*** DATA FOR ANALYSIS ***

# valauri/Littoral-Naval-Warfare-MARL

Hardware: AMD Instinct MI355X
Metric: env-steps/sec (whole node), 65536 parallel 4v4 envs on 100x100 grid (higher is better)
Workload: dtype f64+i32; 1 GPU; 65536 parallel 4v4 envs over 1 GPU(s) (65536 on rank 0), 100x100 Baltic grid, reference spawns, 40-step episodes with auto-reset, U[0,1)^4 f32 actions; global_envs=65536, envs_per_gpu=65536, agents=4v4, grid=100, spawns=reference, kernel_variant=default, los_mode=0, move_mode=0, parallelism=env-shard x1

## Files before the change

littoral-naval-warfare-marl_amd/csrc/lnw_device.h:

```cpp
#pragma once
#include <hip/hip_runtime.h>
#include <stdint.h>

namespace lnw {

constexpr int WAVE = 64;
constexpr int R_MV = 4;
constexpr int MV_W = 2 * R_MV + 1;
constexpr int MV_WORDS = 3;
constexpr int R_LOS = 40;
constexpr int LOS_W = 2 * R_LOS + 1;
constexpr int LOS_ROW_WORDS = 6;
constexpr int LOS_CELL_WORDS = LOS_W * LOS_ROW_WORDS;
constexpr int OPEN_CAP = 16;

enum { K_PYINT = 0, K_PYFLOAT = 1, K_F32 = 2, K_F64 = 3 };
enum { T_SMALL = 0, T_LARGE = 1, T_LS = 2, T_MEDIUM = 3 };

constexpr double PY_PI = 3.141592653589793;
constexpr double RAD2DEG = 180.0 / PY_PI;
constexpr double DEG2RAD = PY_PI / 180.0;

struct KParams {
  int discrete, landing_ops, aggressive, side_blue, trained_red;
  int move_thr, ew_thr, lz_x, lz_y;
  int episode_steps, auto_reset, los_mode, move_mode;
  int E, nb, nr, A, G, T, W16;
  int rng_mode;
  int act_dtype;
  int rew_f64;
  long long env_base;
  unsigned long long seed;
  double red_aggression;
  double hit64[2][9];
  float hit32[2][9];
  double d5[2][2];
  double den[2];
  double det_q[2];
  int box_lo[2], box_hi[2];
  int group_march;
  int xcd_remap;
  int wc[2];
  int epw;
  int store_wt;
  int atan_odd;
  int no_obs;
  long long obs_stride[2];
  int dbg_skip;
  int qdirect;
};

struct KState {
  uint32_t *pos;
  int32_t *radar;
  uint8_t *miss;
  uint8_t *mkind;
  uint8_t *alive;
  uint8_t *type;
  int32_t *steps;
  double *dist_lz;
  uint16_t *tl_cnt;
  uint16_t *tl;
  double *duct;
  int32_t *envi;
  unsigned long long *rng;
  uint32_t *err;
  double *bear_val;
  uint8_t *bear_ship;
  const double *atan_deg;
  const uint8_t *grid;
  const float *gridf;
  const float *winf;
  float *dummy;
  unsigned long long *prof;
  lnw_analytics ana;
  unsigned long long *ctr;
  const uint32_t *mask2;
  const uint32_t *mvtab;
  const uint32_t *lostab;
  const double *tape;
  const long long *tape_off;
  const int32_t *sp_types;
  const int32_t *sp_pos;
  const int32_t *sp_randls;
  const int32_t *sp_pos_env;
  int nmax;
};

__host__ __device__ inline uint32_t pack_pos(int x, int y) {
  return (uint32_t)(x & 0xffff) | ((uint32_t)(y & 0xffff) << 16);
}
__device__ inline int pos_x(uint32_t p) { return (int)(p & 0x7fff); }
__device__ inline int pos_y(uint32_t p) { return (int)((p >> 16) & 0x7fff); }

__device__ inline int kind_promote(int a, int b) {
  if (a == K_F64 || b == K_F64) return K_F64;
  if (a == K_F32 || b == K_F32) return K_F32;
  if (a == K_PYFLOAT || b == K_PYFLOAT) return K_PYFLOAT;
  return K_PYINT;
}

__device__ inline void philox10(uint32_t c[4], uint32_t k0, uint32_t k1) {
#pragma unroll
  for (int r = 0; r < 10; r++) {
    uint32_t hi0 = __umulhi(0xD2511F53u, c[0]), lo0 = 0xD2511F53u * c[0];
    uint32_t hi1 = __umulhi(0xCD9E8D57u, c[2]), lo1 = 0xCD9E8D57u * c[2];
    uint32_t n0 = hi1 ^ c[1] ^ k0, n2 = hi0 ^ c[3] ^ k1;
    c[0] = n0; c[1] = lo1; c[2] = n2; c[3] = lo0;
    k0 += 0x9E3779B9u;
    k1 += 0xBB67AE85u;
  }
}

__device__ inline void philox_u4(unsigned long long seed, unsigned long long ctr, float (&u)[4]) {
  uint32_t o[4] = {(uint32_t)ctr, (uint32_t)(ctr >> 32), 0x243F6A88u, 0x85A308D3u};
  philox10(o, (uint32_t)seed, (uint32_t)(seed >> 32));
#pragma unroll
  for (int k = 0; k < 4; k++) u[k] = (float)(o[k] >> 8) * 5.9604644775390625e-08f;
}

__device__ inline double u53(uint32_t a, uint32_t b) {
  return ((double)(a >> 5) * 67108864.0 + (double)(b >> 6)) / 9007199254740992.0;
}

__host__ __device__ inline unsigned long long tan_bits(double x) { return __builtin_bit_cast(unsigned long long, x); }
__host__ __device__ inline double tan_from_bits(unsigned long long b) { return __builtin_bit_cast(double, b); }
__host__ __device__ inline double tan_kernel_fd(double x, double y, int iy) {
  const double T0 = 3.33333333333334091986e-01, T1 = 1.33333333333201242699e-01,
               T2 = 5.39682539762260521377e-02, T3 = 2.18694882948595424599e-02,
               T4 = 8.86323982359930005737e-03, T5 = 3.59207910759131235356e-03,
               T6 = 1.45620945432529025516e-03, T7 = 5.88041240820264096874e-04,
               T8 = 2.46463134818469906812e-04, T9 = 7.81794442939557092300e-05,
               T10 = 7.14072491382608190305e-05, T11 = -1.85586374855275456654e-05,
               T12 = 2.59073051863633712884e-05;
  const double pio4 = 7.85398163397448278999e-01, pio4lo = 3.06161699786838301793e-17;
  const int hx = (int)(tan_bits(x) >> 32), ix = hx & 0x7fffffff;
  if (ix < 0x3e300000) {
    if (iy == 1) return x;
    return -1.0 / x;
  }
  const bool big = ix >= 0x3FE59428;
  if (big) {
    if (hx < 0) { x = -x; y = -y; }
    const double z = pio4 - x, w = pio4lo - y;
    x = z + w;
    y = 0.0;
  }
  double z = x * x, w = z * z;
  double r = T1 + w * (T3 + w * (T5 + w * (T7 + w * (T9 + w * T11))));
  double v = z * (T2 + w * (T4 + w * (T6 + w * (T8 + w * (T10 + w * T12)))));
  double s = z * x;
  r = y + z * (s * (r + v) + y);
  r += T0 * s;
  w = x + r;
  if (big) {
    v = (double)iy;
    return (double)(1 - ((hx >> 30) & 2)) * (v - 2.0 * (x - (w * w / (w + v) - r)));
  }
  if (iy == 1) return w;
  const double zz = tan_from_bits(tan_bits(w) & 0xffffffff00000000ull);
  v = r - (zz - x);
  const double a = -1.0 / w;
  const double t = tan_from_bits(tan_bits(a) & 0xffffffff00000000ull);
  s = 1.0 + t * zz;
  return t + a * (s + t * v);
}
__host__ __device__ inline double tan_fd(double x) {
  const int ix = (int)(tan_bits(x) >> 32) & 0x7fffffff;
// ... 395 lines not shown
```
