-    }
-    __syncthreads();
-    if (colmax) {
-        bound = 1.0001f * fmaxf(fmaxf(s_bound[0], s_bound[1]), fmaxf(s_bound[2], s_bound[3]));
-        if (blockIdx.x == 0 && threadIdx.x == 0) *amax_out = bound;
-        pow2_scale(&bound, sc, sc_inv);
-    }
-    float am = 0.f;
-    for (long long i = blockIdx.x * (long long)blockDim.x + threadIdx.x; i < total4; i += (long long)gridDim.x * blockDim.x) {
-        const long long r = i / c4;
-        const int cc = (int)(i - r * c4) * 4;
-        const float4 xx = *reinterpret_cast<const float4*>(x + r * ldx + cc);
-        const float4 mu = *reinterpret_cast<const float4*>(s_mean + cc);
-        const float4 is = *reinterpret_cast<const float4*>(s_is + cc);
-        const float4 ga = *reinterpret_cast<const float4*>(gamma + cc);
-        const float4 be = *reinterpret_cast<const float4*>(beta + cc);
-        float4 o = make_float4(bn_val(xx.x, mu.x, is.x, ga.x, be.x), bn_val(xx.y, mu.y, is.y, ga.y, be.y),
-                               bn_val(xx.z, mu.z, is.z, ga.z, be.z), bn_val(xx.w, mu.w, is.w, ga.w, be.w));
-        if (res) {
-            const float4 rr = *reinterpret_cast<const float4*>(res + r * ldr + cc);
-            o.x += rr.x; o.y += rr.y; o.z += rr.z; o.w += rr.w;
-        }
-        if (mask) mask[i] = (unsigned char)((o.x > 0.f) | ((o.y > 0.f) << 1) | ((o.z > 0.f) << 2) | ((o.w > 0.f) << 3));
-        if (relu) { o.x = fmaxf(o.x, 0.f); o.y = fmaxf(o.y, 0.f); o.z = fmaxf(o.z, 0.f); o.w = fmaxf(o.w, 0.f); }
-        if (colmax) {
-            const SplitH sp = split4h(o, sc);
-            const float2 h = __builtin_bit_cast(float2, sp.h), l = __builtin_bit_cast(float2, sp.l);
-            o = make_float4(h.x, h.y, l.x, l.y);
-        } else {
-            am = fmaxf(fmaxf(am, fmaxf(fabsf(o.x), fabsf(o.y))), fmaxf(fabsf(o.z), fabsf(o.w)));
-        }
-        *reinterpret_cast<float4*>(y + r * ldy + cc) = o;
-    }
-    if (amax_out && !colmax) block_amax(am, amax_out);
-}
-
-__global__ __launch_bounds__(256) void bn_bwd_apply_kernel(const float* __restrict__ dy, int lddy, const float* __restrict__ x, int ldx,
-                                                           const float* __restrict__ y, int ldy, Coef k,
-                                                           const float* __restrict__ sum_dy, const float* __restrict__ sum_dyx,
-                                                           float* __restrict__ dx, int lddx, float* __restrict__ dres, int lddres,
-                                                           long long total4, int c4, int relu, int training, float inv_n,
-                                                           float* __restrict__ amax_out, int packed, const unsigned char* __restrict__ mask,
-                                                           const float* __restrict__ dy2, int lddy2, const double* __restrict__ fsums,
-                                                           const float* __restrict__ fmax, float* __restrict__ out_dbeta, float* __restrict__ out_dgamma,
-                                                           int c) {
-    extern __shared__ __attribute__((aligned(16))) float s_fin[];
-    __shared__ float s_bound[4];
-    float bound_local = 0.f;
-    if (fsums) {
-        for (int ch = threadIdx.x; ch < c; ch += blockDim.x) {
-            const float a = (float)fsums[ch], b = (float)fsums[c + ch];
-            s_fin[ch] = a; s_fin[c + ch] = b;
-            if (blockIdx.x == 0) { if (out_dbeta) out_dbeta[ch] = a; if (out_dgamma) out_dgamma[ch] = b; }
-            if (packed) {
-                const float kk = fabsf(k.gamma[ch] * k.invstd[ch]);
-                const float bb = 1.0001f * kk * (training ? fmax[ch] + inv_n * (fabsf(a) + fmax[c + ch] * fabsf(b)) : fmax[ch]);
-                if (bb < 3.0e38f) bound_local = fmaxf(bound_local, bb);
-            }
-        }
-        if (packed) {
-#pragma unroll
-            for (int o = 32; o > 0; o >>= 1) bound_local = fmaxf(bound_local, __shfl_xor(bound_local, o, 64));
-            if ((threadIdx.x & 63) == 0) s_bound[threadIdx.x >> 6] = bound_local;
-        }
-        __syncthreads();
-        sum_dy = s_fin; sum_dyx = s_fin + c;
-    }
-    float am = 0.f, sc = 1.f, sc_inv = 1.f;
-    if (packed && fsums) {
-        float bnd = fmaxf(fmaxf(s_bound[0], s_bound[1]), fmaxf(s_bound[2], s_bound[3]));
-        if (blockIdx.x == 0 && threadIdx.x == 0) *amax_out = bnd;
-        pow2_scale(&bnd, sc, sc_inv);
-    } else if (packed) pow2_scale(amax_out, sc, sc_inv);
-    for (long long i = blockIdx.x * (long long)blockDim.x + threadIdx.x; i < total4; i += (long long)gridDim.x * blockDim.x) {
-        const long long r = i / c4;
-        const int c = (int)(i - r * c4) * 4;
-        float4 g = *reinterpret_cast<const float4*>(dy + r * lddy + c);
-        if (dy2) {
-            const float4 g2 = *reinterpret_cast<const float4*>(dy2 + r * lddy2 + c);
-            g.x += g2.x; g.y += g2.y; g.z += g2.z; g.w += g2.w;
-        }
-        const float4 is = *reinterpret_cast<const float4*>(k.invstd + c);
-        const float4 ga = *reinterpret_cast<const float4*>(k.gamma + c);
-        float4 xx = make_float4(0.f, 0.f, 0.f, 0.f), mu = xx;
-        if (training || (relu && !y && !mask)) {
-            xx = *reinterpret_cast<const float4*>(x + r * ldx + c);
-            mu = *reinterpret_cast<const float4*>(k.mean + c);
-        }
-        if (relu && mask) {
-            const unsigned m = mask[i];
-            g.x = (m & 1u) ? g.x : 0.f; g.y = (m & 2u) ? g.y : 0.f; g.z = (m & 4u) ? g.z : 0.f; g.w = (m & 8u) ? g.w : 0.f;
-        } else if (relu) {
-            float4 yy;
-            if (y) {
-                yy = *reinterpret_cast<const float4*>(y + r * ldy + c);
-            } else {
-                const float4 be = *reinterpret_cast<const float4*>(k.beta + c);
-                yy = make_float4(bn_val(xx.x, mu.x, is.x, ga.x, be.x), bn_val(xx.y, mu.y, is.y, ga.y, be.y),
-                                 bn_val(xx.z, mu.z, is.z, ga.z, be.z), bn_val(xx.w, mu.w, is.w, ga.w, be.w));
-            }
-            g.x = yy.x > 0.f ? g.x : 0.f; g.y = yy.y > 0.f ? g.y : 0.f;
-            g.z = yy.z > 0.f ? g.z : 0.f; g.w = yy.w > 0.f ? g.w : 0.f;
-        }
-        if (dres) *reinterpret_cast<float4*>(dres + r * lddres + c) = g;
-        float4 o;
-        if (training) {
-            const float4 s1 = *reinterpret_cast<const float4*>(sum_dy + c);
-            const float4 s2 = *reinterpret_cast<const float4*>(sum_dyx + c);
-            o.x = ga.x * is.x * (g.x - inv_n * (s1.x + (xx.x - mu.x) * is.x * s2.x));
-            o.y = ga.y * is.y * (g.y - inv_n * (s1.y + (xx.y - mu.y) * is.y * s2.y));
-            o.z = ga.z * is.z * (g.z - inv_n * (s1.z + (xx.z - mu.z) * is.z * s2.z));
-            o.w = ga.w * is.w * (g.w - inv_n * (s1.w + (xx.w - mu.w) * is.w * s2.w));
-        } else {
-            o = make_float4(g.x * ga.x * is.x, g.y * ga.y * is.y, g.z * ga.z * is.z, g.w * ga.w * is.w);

*** End of DATA FOR ANALYSIS ***

** DESCRIPTION OF THE TASK **
For each line above that includes "dres", copy the line.

** EXERCISE OUTPUT **
-                                                           float* __restrict__ dx, int lddx, float* __restrict__ dres, int lddres,
-        if (dres) *reinterpret_cast<float4*>(dres + r * lddres + c) = g;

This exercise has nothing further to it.